WHAT NEEDS TO BE DONE -> Where does the string "char" appear? Copy every line of the entries below that holds it.

RECORDS ->

template <class T, int TOPO, bool VEC, bool OUTLETS = false, bool CUT = false>
__global__ __launch_bounds__(NTHR) void k_descent16(const T *__restrict__ z, FusedBuf fo, int w, int h,
                                                    uint32_t tilesX, uint32_t ntiles, const uint8_t *__restrict__ outlet = nullptr,
                                                    const uint8_t *__restrict__ skip = nullptr,
                                                    const uint32_t *__restrict__ tlist = nullptr, int open_top = 0,
                                                    int open_bottom = 0) {
  __shared__ uint32_t sk[DLH * DLW];
  constexpr int LPD = DW + 2;
  __shared__ uint16_t lp[DH * LPD];
  __shared__ uint32_t wtot[NTHR / 64];
  __shared__ uint32_t pbase, rbase, fits_s;
  const uint32_t t = (OUTLETS && tlist) ? tlist[blockIdx.x] : xcd_tile(blockIdx.x, ntiles);
  if (t >= ntiles) return;
  const int x0 = (int)(t % tilesX) * DW, y0 = (int)(t / tilesX) * DH;
  if (OUTLETS && skip && skip[t]) {
    if (threadIdx.x == 0) { fo.tile_base[t] = 0; fo.tile_count[t] = 1; }
    if (skip[t] == 1) {
      const int lx_ = threadIdx.x & (DW - 1), gx_ = x0 + lx_;
      for (int ly_ = threadIdx.x >> 6; ly_ < DH; ly_ += NTHR / 64)
        if (gx_ < w && y0 + ly_ < h) fo.lab16[(size_t)(y0 + ly_) * w + gx_] = 0;
    }
    return;
  }
  const bool inner = !OUTLETS && x0 >= 1 && y0 >= 1 && x0 + DW <= w - 1 && y0 + DH <= h - 1;
  {
    constexpr int NQ = DLH * (DW / 4), QPT = (NQ + NTHR - 1) / NTHR;
    Quad<T> zq[QPT];
    if (y0 >= 1 && y0 + DH < h && x0 + DW <= w) {
#pragma unroll
// ... 22 lines not shown
        const int gx = x0 + 4 * q, gy = y0 - 1 + ly;
        okq[r] = i < NQ && gy >= 0 && gy < h && gx < w;
        if (okq[r]) zq[r] = load_quad<T, VEC>(z + (size_t)gy * w, gx, w, T());
      }
#pragma unroll
      for (int r = 0; r < QPT; r++) keys_after_loads(zq[r]);
#pragma unroll
      for (int r = 0; r < QPT; r++) {
        const int i = threadIdx.x + r * NTHR;
        if (i >= NQ) continue;
        const int ly = i / (DW / 4), q = i - ly * (DW / 4);
        const int o = ly * DLW + 1 + 4 * q;
#pragma unroll
        for (int e = 0; e < 4; e++) sk[o + e] = (okq[r] && x0 + 4 * q + e < w) ? key32_fast<T>(zq[r].v[e]) : 0xFFFFFFFFu;
      }
    }
    for (int i = threadIdx.x; i < 2 * DLH; i += NTHR) {
      const int ly = i >> 1, lxh = (i & 1) ? DLW - 1 : 0;
      const int gx = x0 - 1 + lxh, gy = y0 - 1 + ly;
      uint32_t kk = 0xFFFFFFFFu;
      if (gx >= 0 && gx < w && gy >= 0 && gy < h) kk = key32_fast<T>(z[(size_t)gy * w + gx]);
      sk[ly * DLW + lxh] = kk;
    }
  }
  __syncthreads();
  const int wave_s = __builtin_amdgcn_readfirstlane((int)(threadIdx.x >> 6));
  const int lx = threadIdx.x & (DW - 1), ly0 = wave_s * (DH / 4);
  const int gx = x0 + lx;
  constexpr int RPT = DH / 4;
  static_assert(RPT == 16, "four code words of four bytes, 16-bit row masks");
  uint16_t *const slot16 = reinterpret_cast<uint16_t *>(sk);
  const uint32_t selfb0 = (uint32_t)((ly0 * LPD + lx) * 2);
  uint32_t p[RPT];
  uint32_t codes[RPT / 4] = {0, 0, 0, 0};
  uint32_t rootmask = 0, pitmask = 0, outmask = 0;
  {
    constexpr uint32_t WT0 = 0u | (1u << 16) | (1u << 24) | (1u << 27), WT1 = 2u | (2u << 16) | (1u << 25) | (1u << 27),
                       WT2 = 4u | (3u << 16) | (1u << 26) | (1u << 27);
    constexpr uint32_t WM0 = (uint32_t)(2 * LPD) | (4u << 16) | (1u << 24), WM2 = (uint32_t)(2 * LPD + 4) | (5u << 16) | (1u << 26);
    constexpr uint32_t BADD = (uint32_t)(4 * LPD) + (5u << 16) + ((1u << 29) - (1u << 27));
    const bool colin = gx < w, colborder = (gx == 0) | (gx == w - 1);
    const uint32_t cmcol = lx == 0 ? (1u << 24) : lx == DW - 1 ? (1u << 26) : 0u;
    uint32_t ta, tb, tc, tm, tW, ma, mb, mc, mm3, mW;
    auto triple = [&](int r, uint32_t &a, uint32_t &b, uint32_t &c, uint32_t &m, uint32_t &W) {
      a = sk[r * DLW + lx];
      b = sk[r * DLW + lx + 1];
      c = sk[r * DLW + lx + 2];
      if (TOPO == 8) {
        m = min(min(a, b), c);
        W = a == m ? WT0 : b == m ? WT1 : WT2;
      } else {
        m = b;
        W = WT1;
      }
    };
    triple(ly0, ta, tb, tc, tm, tW);
    triple(ly0 + 1, ma, mb, mc, mm3, mW);
// ... 9 lines not shown
      const uint32_t bk = min(min(tm, mm), bm);
      const bool isT = tm == bk, isM = mm == bk;
      const uint32_t wM = midfirst ? WM0 : WM2, wB = bW + BADD, wMB = isM ? wM : wB;
      const uint32_t W = isT ? tW : wMB;
      const bool drains = (bk < kc) | ((bk == kc) & (isT | (isM & midfirst)));
      uint32_t cm = cmcol;
      if (j == 0 && ly0 == 0) cm |= 1u << 27;
      if (j == RPT - 1 && ly0 == DH - RPT) cm |= 1u << 29;
      const bool outside = (W & cm) != 0u;
      const uint32_t self = selfb0 + (uint32_t)(j * LPD * 2);
      const bool incell = INNER || (colin & (gy < h));
      bool border = !INNER && (colborder | (gy == 0) | (gy == h - 1));
      bool stays = !drains;
      if (CUT && !INNER) {
        const bool cutrow = ((gy == 0) & (open_top != 0)) | ((gy == h - 1) & (open_bottom != 0));
        border = colborder | ((gy == 0) & !open_top) | ((gy == h - 1) & !open_bottom);
        stays |= cutrow;
      }
      if (OUTLETS) border |= incell && outlet[(size_t)gy * w + gx] != 0;
      const bool selfp = !incell | border | stays | outside;
      const uint32_t rel = selfp ? (uint32_t)(2 * LPD + 2) : (W & 0xFFFFu);
      p[j] = rel + (self - (uint32_t)(2 * LPD + 2));
      *reinterpret_cast<uint16_t *>(reinterpret_cast<char *>(lp) + self) = (uint16_t)p[j];
      const uint32_t cexit = (W >> 16) & 15u, cin = stays ? 0u : cexit;
      const uint32_t code = border ? 9u : cin;
      codes[j >> 2] |= code << (8 * (j & 3));
      bool root = incell & selfp;
      if (OUTLETS) {
        const bool outroot = root & border;
        outmask |= (outroot ? 1u : 0u) << j;
        root &= !outroot;
      }
      rootmask |= (root ? 1u : 0u) << j;
      pitmask |= ((root & !border & stays) ? 1u : 0u) << j;
      ta = ma; tb = mb; tc = mc; tm = mm3; tW = mW;
      ma = ba; mb = bb; mc = bc; mm3 = bm; mW = bW;
    }
    };
    if (inner) classify(std::true_type());
    else classify(std::false_type());
    (void)ta; (void)tb; (void)tc;
  }
  asm volatile("" : "+v"(rootmask), "+v"(pitmask), "+v"(outmask), "+v"(codes[0]), "+v"(codes[1]), "+v"(codes[2]), "+v"(codes[3]));
  if (fo.edgeK && threadIdx.x < 2 * DH) {
    const int side = threadIdx.x >> 6, lye = threadIdx.x & (DH - 1), lxe = side ? DW - 1 : 0;
    fo.edgeK[((size_t)t * 2 + side) * DH + lye] = sk[(lye + 1) * DLW + lxe + 1];
  }
  __syncthreads();
  {
    const char *const lpb = reinterpret_cast<const char *>(lp);
    uint32_t gact = (1u << (RPT / 4)) - 1u;
    constexpr int BLIND = 2;
    for (int it = 0; it < BLIND; it++) {
      asm volatile("" ::: "memory");
#pragma unroll
      for (int g = 0; g < RPT / 4; g++) {
        uint32_t qv[4], rv[4];
#pragma unroll
        for (int e = 0; e < 4; e++) { qv[e] = *reinterpret_cast<const uint16_t *>(lpb + p[4 * g + e]); asm("" : "+v"(qv[e])); }
#pragma unroll
        for (int e = 0; e < 4; e++) { rv[e] = *reinterpret_cast<const uint16_t *>(lpb + qv[e]); asm("" : "+v"(rv[e])); }
#pragma unroll
        for (int e = 0; e < 4; e++) {
          const int j = 4 * g + e;
          p[j] = rv[e];
          *reinterpret_cast<uint16_t *>(reinterpret_cast<char *>(lp) + selfb0 + (uint32_t)(j * LPD * 2)) = (uint16_t)rv[e];
        }
      }
    }
    for (int it = 0; gact != 0u && it < DW * DH; it++) {
      asm volatile("" ::: "memory");
// ... 18 lines not shown
    }
  }
  const uint32_t mine = ((uint32_t)__popc(rootmask) << 16) | (uint32_t)__popc(pitmask);
  uint32_t incl = mine;
#pragma unroll
  for (int o = 1; o < 64; o <<= 1) {
    const uint32_t v = __shfl_up(incl, o, 64);
    if ((threadIdx.x & 63) >= o) incl += v;
  }
  if ((threadIdx.x & 63) == 63) wtot[threadIdx.x >> 6] = incl;
  __syncthreads();
  if (threadIdx.x == 0) {
    const uint32_t nr = (wtot[0] >> 16) + (wtot[1] >> 16) + (wtot[2] >> 16) + (wtot[3] >> 16) + (OUTLETS ? 1u : 0u);
    const uint32_t np = (wtot[0] & 0xFFFFu) + (wtot[1] & 0xFFFFu) + (wtot[2] & 0xFFFFu) + (wtot[3] & 0xFFFFu);
    const uint32_t st = t & fo.smask;
    const unsigned long long old = atomicAdd(&fo.counters[st * FSTRIDE], ((unsigned long long)nr << 32) | np);
    const uint32_t rl = (uint32_t)(old >> 32);
    pbase = (uint32_t)old;
    rbase = st * fo.rcap + rl;
    fo.tile_base[t] = rbase;
    fo.tile_count[t] = nr;
    fits_s = (unsigned long long)rl + nr <= fo.rcap ? 1u : 0u;
    if (!fits_s) *fo.overflow = 1;
  }
  {
    uint32_t pre = incl - mine;
    for (int k = 0; k < wave_s; k++) pre += wtot[k];
    uint32_t slot = (pre >> 16) + (OUTLETS ? 1u : 0u);
    if (OUTLETS)
      for (uint32_t m = outmask; m; m &= m - 1)
        *reinterpret_cast<uint16_t *>(reinterpret_cast<char *>(slot16) + selfb0 + (uint32_t)((__ffs((int)m) - 1) * LPD * 2)) = 0;
    for (uint32_t m = rootmask; m; m &= m - 1) {
      const int j = __ffs((int)m) - 1;
      *reinterpret_cast<uint16_t *>(reinterpret_cast<char *>(slot16) + selfb0 + (uint32_t)(j * LPD * 2)) = (uint16_t)slot;
      slot++;
    }
  }
  __syncthreads();
  const uint32_t nodes0 = rbase;
  if (fits_s != 0) {
    uint32_t pre = incl - mine;
    for (int k = 0; k < wave_s; k++) pre += wtot[k];
    uint32_t slot = (pre >> 16) + (OUTLETS ? 1u : 0u), pit = pbase + (pre & 0xFFFFu);
    if (OUTLETS && threadIdx.x == 0) fo.G[nodes0] = OUTP;
    for (uint32_t m = rootmask; m; m &= m - 1) {
      const int j = __ffs((int)m) - 1;
      const int ly = ly0 + j;
      const uint32_t cw = j < 8 ? (j < 4 ? codes[0] : codes[1]) : (j < 12 ? codes[2] : codes[3]);
      const int code = (int)(cw >> (8 * (j & 3)) & 15u);
      const int n = code <= 4 ? code - 1 : code;
      const int nr = n >= 6 ? 2 : n >= 3 ? 1 : 0, nc = n - 3 * nr;
      const uint32_t pend = LAB_PEND | ((uint32_t)(y0 + ly + nr - 1) * (uint32_t)w + (uint32_t)(x0 + lx + nc - 1));
      const uint32_t word = code == 0 ? pit++ : code == 9 ? OUTP : pend;
      fo.G[nodes0 + slot] = word;
      slot++;
    }
  }
  {
    const char *const sl = reinterpret_cast<const char *>(slot16);
    if (inner) {
#pragma unroll
      for (int j = 0; j < RPT; j++) {
        const int gy = y0 + ly0 + j;
        fo.lab16[(size_t)gy * w + gx] = *reinterpret_cast<const uint16_t *>(sl + p[j]);
      }
    } else {
#pragma unroll
      for (int j = 0; j < RPT; j++) {
        const int gy = y0 + ly0 + j;
        const uint16_t rv = *reinterpret_cast<const uint16_t *>(sl + p[j]);
        if ((gx < w) & (gy < h)) fo.lab16[(size_t)gy * w + gx] = rv;
      }
    }
    if (fo.edgeS && threadIdx.x < 2 * DH) {
      const int side = threadIdx.x >> 6, lye = threadIdx.x & (DH - 1), lxe = side ? DW - 1 : 0;
      const uint16_t v = lp[lye * LPD + lxe];
      const bool in = inner || (x0 + lxe < w && y0 + lye < h);
      fo.edgeS[((size_t)t * 2 + side) * DH + lye] = in ? *reinterpret_cast<const uint16_t *>(sl + v) : (uint16_t)0;
    }
    if (fo.edgeR && threadIdx.x >= 2 * DH) {
      static_assert(NTHR == 2 * DH + 2 * DW, "two wavefronts for the columns, two for the rows");
      const int side = (threadIdx.x >> 6) & 1, lxe = threadIdx.x & (DW - 1), lye = side ? DH - 1 : 0;
      const uint16_t v = lp[lye * LPD + lxe];
      const bool in = inner || (x0 + lxe < w && y0 + lye < h);
      fo.edgeR[((size_t)t * 2 + side) * DW + lxe] = in ? *reinterpret_cast<const uint16_t *>(sl + v) : (uint16_t)0;
    }
  }
}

ANSWER FOR THE TASK ->
      *reinterpret_cast<uint16_t *>(reinterpret_cast<char *>(lp) + self) = (uint16_t)p[j];
    const char *const lpb = reinterpret_cast<const char *>(lp);
          *reinterpret_cast<uint16_t *>(reinterpret_cast<char *>(lp) + selfb0 + (uint32_t)(j * LPD * 2)) = (uint16_t)rv[e];
        *reinterpret_cast<uint16_t *>(reinterpret_cast<char *>(slot16) + selfb0 + (uint32_t)((__ffs((int)m) - 1) * LPD * 2)) = 0;
      *reinterpret_cast<uint16_t *>(reinterpret_cast<char *>(slot16) + selfb0 + (uint32_t)(j * LPD * 2)) = (uint16_t)slot;
    const char *const sl = reinterpret_cast<const char *>(slot16);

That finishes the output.